Но всякий раз теперь, когда, проходя по Фобур Сент-Оноре, я вижу зеленые ветви над головой, мне кажется, что корни проходят через все этажи дома и сад прорастает в парижскую землю. Много лет здесь цветут деревья, много лет они приносят плоды. Жизнь жестока, Европа не та, старый мир выбит из седла, но в нем есть еще сад семейства Эрмесов, как был когда-то сад семейства Финци-Контини или тот вишневый рай за оградой, где старушка-волшебница пыталась спрятать Герду от холодной осени и тоски по Каю.
#лифчикисаdole #парижскийадрес
Дианы грудь всегда привлекала меня больше, чем ланиты Флоры. Не подумайте, пожалуйста, что меня тянет назад к материнской груди. Просто мужчинам свойственно желание сделать каждую встречную красивую грудь материнской. Так уж мы устроены, ничего не поделаешь.
Грудь – это ведь тест на женственность. Первый лифчик для девочки – знак того, что грудь есть и будет, обещание и начало взрослой жизни. Было ли что-то подобное в жизни мальчиков? Галстук? Смех меня душит! Когда я учился в старших классах, не было ничего эротичнее, чем фотографии девушек в bras на странице дешевого каталога, привезенного из капстраны. За «Плейбой» можно было сесть в тюрьму, а за красивое белье все-таки карали не так свирепо. А казалось оно прекрасным, кружевным, разноцветным – и облегало замечательные груди неземных созданий. Поднимало настроение и рождало надежды.

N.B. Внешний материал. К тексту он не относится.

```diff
@@ -258,9 +294,9 @@
     const unsigned nblk = (unsigned)(nmat / twpb);
 #define FZ_CF_TILE(RR, SS, WW, HH)                                                                          \
   do {                                                                                                      \
-    auto kern = nmf_cf_fwd_tile_kernel<RR, SS, WW, HH, AT>;                                                   \
+    auto kern = nmf_cf_fwd_tile_kernel<RR, SS, WW, HH, AT, CF_PLAIN>;                                         \
     const int lds = CfTile<WW>::STAGE_FLOATS * (int)sizeof(float);                                          \
-    hipLaunchKernelGGL(kern, dim3(nblk), dim3(64 * WW), lds, st, t, u0, v0, out, q, T, eps, xr);            \
+    hipLaunchKernelGGL(kern, dim3(nblk), dim3(64 * WW), lds, st, t, u0, v0, out, (float*)nullptr, (float*)nullptr, q, T, eps, xr); \
   } while (0)
 #define FZ_CF_TILE_W(RR, SS)                                                                                \
   do {                                                                                                      \
@@ -290,6 +326,85 @@
     return cf_fwd_launch<bf16>((const bf16*)t, u0, v0, (bf16*)out, B, C, D, H, W, shift, accumulate, divisor, R, T,
                                solver, eps, stream);
   return fail(FZ_E_ARG, "fz_nmf_cf_fwd: bad act_dtype");
+}
+
+static void cf_norm_shift(const int* shift, int D, int H, int W, int (&s)[3]) {
+  const int S[3] = {D, H, W};
+  for (int i = 0; i < 3; ++i) { s[i] = shift[i] % S[i]; if (s[i] < 0) s[i] += S[i]; }
+}
+
+extern "C" int fz_nmf_cf_factors_supported(int C, int D, int H, int W, int d, int pd, int ph, int pw, int R, int T, int Tgrad,
+                                           int nshift, const int* shifts) {
+  if (!fz_nmf_cf_supported(C, D, H, W, d, pd, ph, pw, R, T, Tgrad)) return 0;
+  if (R != 1 || nshift != 2 || !shifts || (W % 64)) return 0;
+  for (int w = 0; w < 2; ++w) {
+    int s[3];
+    cf_norm_shift(shifts + 3 * w, D, H, W, s);
+    if (s[2] % 4) return 0;
+  }
+  return 1;
+}
+
+template <typename AT>
+static int cf_fwd_factors_launch(const AT* t, const float* u0, const float* v0, AT* out, float* vfac, float* ufac, int B, int C,
+                                 int D, int H, int W, const int* shift, const int* prev_shift, int form, int divisor, int R, int T,
+                                 int solver, float eps, fz_stream_t stream, const char* who) {
+  CfGeom q;
+  int rc = cf_geom(q, B, C, D, H, W, shift, form == CF_FROM_FACTORS, divisor);
+  if (rc != FZ_OK) return rc;
+  if (!t || !u0 || !v0 || !vfac || !ufac || (form == CF_FROM_FACTORS && (!out || !prev_shift))) return fail(FZ_E_ARG, who);
+  if (R != 1) return fail(FZ_E_UNSUPPORTED, "fz_nmf_cf_fwd factor forms: rank 1 only");
+  if (W % 64) return fail(FZ_E_UNSUPPORTED, "fz_nmf_cf_fwd factor forms: W must be a multiple of 64");
+  if (solver < FZ_SOLVER_MU || solver > FZ_SOLVER_SMU) return fail(FZ_E_ARG, "fz_nmf_cf_fwd factor forms: bad solver");
+  if (divisor < 1) return fail(FZ_E_ARG, "fz_nmf_cf_fwd factor forms: divisor < 1");
+  if (q.s2 % 4) return fail(FZ_E_UNSUPPORTED, "fz_nmf_cf_fwd factor forms: W-axis shift must be a multiple of 4");
+  if (form == CF_FROM_FACTORS) {
+    int ps[3];
+    cf_norm_shift(prev_shift, D, H, W, ps);
+    if (ps[2] % 4) return fail(FZ_E_UNSUPPORTED, "fz_nmf_cf_fwd factor forms: W-axis shift must be a multiple of 4");
+    q.ps0 = ps[0]; q.ps1 = ps[1]; q.ps2 = ps[2];
+  }
+  if (B == 0) return FZ_OK;
+  const int64_t nmat = (int64_t)B * q.h * q.G0 * q.G1 * q.G2;
+  if (nmat >= (int64_t)1 << 31) return fail(FZ_E_UNSUPPORTED, "fz_nmf_cf: more than 2^31 matrices");
+  const int xr = 1 | (tile_order() << 1);
+  hipStream_t st = (hipStream_t)stream;
+  const unsigned nblk = (unsigned)(nmat / 8);
+  const int lds = CfTile<8>::STAGE_FLOATS * (int)sizeof(float);
+#define FZ_CF_FACT(FF, SS)                                                                                          \
+  hipLaunchKernelGGL((nmf_cf_fwd_tile_kernel<1, SS, 8, false, AT, FF>), dim3(nblk), dim3(512), lds, st, t, u0, v0, out, vfac, \
+                     ufac, q, T, eps, xr)
+  if (form == CF_STORE_FACTORS) { FZ_SOLVER_CASES(FZ_CF_FACT, CF_STORE_FACTORS); }
+  else { FZ_SOLVER_CASES(FZ_CF_FACT, CF_FROM_FACTORS); }
+  FZ_LAUNCH_CHECK();
+  return FZ_OK;
+}
+
+extern "C" int fz_nmf_cf_fwd_store_factors(const void* t, const float* u0, const float* v0, float* vfac, float* ufac, int B,
+                                           int C, int D, int H, int W, const int* shift, int R, int T, int solver, float eps,
+                                           int act_dtype, fz_stream_t stream) {
+  const char* who = "fz_nmf_cf_fwd_store_factors: null pointer (t, u0, v0, vfac or ufac)";
+  if (act_dtype == FZ_STORE_F32)
+    return cf_fwd_factors_launch<float>((const float*)t, u0, v0, nullptr, vfac, ufac, B, C, D, H, W, shift, nullptr,
+                                        CF_STORE_FACTORS, 1, R, T, solver, eps, stream, who);
+  if (act_dtype == FZ_STORE_BF16)
+    return cf_fwd_factors_launch<bf16>((const bf16*)t, u0, v0, nullptr, vfac, ufac, B, C, D, H, W, shift, nullptr,
+                                       CF_STORE_FACTORS, 1, R, T, solver, eps, stream, who);
+  return fail(FZ_E_ARG, "fz_nmf_cf_fwd_store_factors: bad act_dtype");
+}
+
+extern "C" int fz_nmf_cf_fwd_from_factors(const void* t, const float* u0, const float* v0, const float* vfac,
+                                          const float* ufac, void* out, int B, int C, int D, int H, int W, const int* shift,
+                                          const int* prev_shift, int divisor, int R, int T, int solver, float eps, int act_dtype,
+                                          fz_stream_t stream) {
+  const char* who = "fz_nmf_cf_fwd_from_factors: null pointer (t, u0, v0, vfac, ufac, out or prev_shift)";
+  if (act_dtype == FZ_STORE_F32)
+    return cf_fwd_factors_launch<float>((const float*)t, u0, v0, (float*)out, const_cast<float*>(vfac), const_cast<float*>(ufac),
+                                        B, C, D, H, W, shift, prev_shift, CF_FROM_FACTORS, divisor, R, T, solver, eps, stream, who);
+  if (act_dtype == FZ_STORE_BF16)
+    return cf_fwd_factors_launch<bf16>((const bf16*)t, u0, v0, (bf16*)out, const_cast<float*>(vfac), const_cast<float*>(ufac),
+                                       B, C, D, H, W, shift, prev_shift, CF_FROM_FACTORS, divisor, R, T, solver, eps, stream, who);
+  return fail(FZ_E_ARG, "fz_nmf_cf_fwd_from_factors: bad act_dtype");
 }
 
 template <typename AT>
diff --git a/factorizer_amd/functional.py b/factorizer_amd/functional.py
--- a/factorizer_amd/functional.py
+++ b/factorizer_amd/functional.py
@@ -82,6 +82,7 @@
         self.p3 = (1,) * pad + self.patch
         self.shifts3 = [(0,) * pad + s for s in self.shifts]
         self._carr = N.shifts_array(self.shifts3)
+        self._factors_ok = {}
 
     def y_shape(self, B):
         return (self.nshift * B * self.h, self.G, self.d, self.P)
@@ -349,6 +350,17 @@
     return bool(N.lib().fz_nmf_cf_supported(geo.C, *geo.spatial, geo.d, *geo.patch, int(R), int(T), int(G)))
 
 
+def nmf_cf_factors_supported(geo: Geometry, R, T, G) -> bool:
+    if len(geo.spatial) != 3:
+        return False
+    k = (int(R), int(T), int(G))
+    ok = geo._factors_ok.get(k)
+    if ok is None:
+        ok = geo._factors_ok[k] = bool(N.lib().fz_nmf_cf_factors_supported(geo.C, *geo.spatial, geo.d, *geo.patch, *k,
+                                                                          geo.nshift, geo._carr))
+    return ok
+
+
 def nmf_pcf_supported(geo: Geometry, R, T, G) -> bool:
     if os.environ.get("FZ_NMF_PCF", "1") == "0":
         return False
@@ -372,20 +384,38 @@
         nb = 2 * es * t.numel()
         ad = N.act_dtype(t)
         hot = nmf_cf_supported(geo, R, T, G)
+        key = ("nmf_cf_fwd_" if hot else "nmf_pcf_fwd_") + f"{geo.C}x" + "x".join(str(v) for v in geo.spatial)
+        st = N.stream_ptr(t)
         with _dev_guard(t):
-            for w, s in enumerate(geo.shifts3):
-                arr = (N._i * 3)(*s)
-                last = geo.nshift if w == geo.nshift - 1 else 1
-                N.set_tile_order(w & 1)
-                if hot:
-                    rc = _timed(f"nmf_cf_fwd_{geo.C}x" + "x".join(str(v) for v in geo.spatial), nb + (es * t.numel() if w else 0), cols=t.numel() // geo.C, fn=lambda: N.lib().fz_nmf_cf_fwd(
-                        t.data_ptr(), u0.data_ptr(), v0.data_ptr(), out.data_ptr(), B, geo.C, *geo.spatial, arr,
-                        int(w > 0), last, R, T, N.SOLVER_ID[solver], eps, ad, N.stream_ptr(t)))
-                else:
-                    rc = _timed(f"nmf_pcf_fwd_{geo.C}x" + "x".join(str(v) for v in geo.spatial), nb + (es * t.numel() if w else 0), cols=t.numel() // geo.C, fn=lambda: N.lib().fz_nmf_pcf_fwd(
-                        t.data_ptr(), u0.data_ptr(), v0.data_ptr(), out.data_ptr(), B, geo.C, *geo.s3, *geo.p3, arr,
-                        int(w > 0), last, R, T, N.SOLVER_ID[solver], eps, ad, N.stream_ptr(t)))
-                N.check(rc, "fz_nmf_cf_fwd" if hot else "fz_nmf_pcf_fwd")
+            if hot and nmf_cf_factors_supported(geo, R, T, G):
+                vfac = torch.empty((B, geo.h, *geo.spatial), device=t.device, dtype=torch.float32)
+                ufac = torch.empty((B * geo.h * geo.G, 8), device=t.device, dtype=torch.float32)
+                s0, s1 = ((N._i * 3)(*s) for s in geo.shifts3)
+                nf = 4 * (t.numel() // 8)
+                N.set_tile_order(0)
+                rc = _timed(key, es * t.numel() + nf, cols=t.numel() // geo.C, fn=lambda: N.lib().fz_nmf_cf_fwd_store_factors(
+                    t.data_ptr(), u0.data_ptr(), v0.data_ptr(), vfac.data_ptr(), ufac.data_ptr(), B, geo.C, *geo.spatial, s0,
+                    R, T, N.SOLVER_ID[solver], eps, ad, st))
+                N.check(rc, "fz_nmf_cf_fwd_store_factors")
+                N.set_tile_order(1)
+                rc = _timed(key, 2 * es * t.numel() + nf, cols=t.numel() // geo.C, fn=lambda: N.lib().fz_nmf_cf_fwd_from_factors(
+                    t.data_ptr(), u0.data_ptr(), v0.data_ptr(), vfac.data_ptr(), ufac.data_ptr(), out.data_ptr(), B, geo.C,
+                    *geo.spatial, s1, s0, 2, R, T, N.SOLVER_ID[solver], eps, ad, st))
+                N.check(rc, "fz_nmf_cf_fwd_from_factors")
+            else:
+                for w, s in enumerate(geo.shifts3):
+                    arr = (N._i * 3)(*s)
+                    last = geo.nshift if w == geo.nshift - 1 else 1
+                    N.set_tile_order(w & 1)
+                    if hot:
+                        rc = _timed(key, nb + (es * t.numel() if w else 0), cols=t.numel() // geo.C, fn=lambda: N.lib().fz_nmf_cf_fwd(
+                            t.data_ptr(), u0.data_ptr(), v0.data_ptr(), out.data_ptr(), B, geo.C, *geo.spatial, arr,
+                            int(w > 0), last, R, T, N.SOLVER_ID[solver], eps, ad, st))
+                    else:
+                        rc = _timed(key, nb + (es * t.numel() if w else 0), cols=t.numel() // geo.C, fn=lambda: N.lib().fz_nmf_pcf_fwd(
+                            t.data_ptr(), u0.data_ptr(), v0.data_ptr(), out.data_ptr(), B, geo.C, *geo.s3, *geo.p3, arr,
+                            int(w > 0), last, R, T, N.SOLVER_ID[solver], eps, ad, st))
+                    N.check(rc, "fz_nmf_cf_fwd" if hot else "fz_nmf_pcf_fwd")
             N.set_tile_order(0)
         ctx.save_for_backward(t, u0, v0)
         ctx.cfg = (geo, T, G, solver, eps, relu_gate)
diff --git a/include/factorizer_hip.h b/include/factorizer_hip.h
--- a/include/factorizer_hip.h
+++ b/include/factorizer_hip.h
@@ -70,6 +70,15 @@
                   int C, int D, int H, int W, const int* shift, int accumulate, int nshift,
                   int relu_gate, int R, int T, int Tgrad, int solver, float eps, int act_dtype,
                   fz_stream_t stream);
+
+int fz_nmf_cf_factors_supported(int C, int D, int H, int W, int d, int pd, int ph, int pw, int R, int T, int Tgrad,
+                                int nshift, const int* shifts);
+int fz_nmf_cf_fwd_store_factors(const void* t, const float* u0, const float* v0, float* vfac, float* ufac, int B,
+                                int C, int D, int H, int W, const int* shift, int R, int T, int solver, float eps,
+                                int act_dtype, fz_stream_t stream);
+int fz_nmf_cf_fwd_from_factors(const void* t, const float* u0, const float* v0, const float* vfac, const float* ufac,
+                               void* out, int B, int C, int D, int H, int W, const int* shift, const int* prev_shift,
+                               int divisor, int R, int T, int solver, float eps, int act_dtype, fz_stream_t stream);
 
 int fz_nmf_pcf_supported(int C, int D, int H, int W, int d, int pd, int ph, int pw, int R, int T, int Tgrad);
 int fz_nmf_pcf_fwd(const void* t, const float* u0, const float* v0, void* out, int B, int C, int D, int H, int W,
```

Реальность оказалась гораздо менее яркой и гораздо более сложной. Бюстгальтеры моих сверстниц никак не напоминали выставочные образцы. Кроме того, что устройства эти не были так красивы, они обладали ужасным свойством не расстегиваться ни при каких обстоятельствах. Битва с застежкой лифчика – вот первое эротическое впечатление мальчика от взрослой жизни. Как назло, застежки прятались на спине. Это напоминало даже не завязки корсета, а замки пояса верности. Пока ты научишься делать это одной рукой, натерпишься позора. Пришлось ждать, пока не появились заграничные модели с застежкой спереди, которые наши подруги часто надевали на первое свидание, потому что советские девчонки были деликатны по своей природе.
В долгу перед нами легкая промышленность, вгонявшая нас в тяжелые комплексы. Не зря же, вернувшись из СССР, Ив Монтан и Симона Синьоре устроили в Париже шутовскую выставку советского женского белья. Но в доверительных разговорах с моими парижскими друзьями выяснилось, что и здесь мужчины тоже не склонны были проявлять инициативу. До сих пор снять лифчик они доверяют женщине.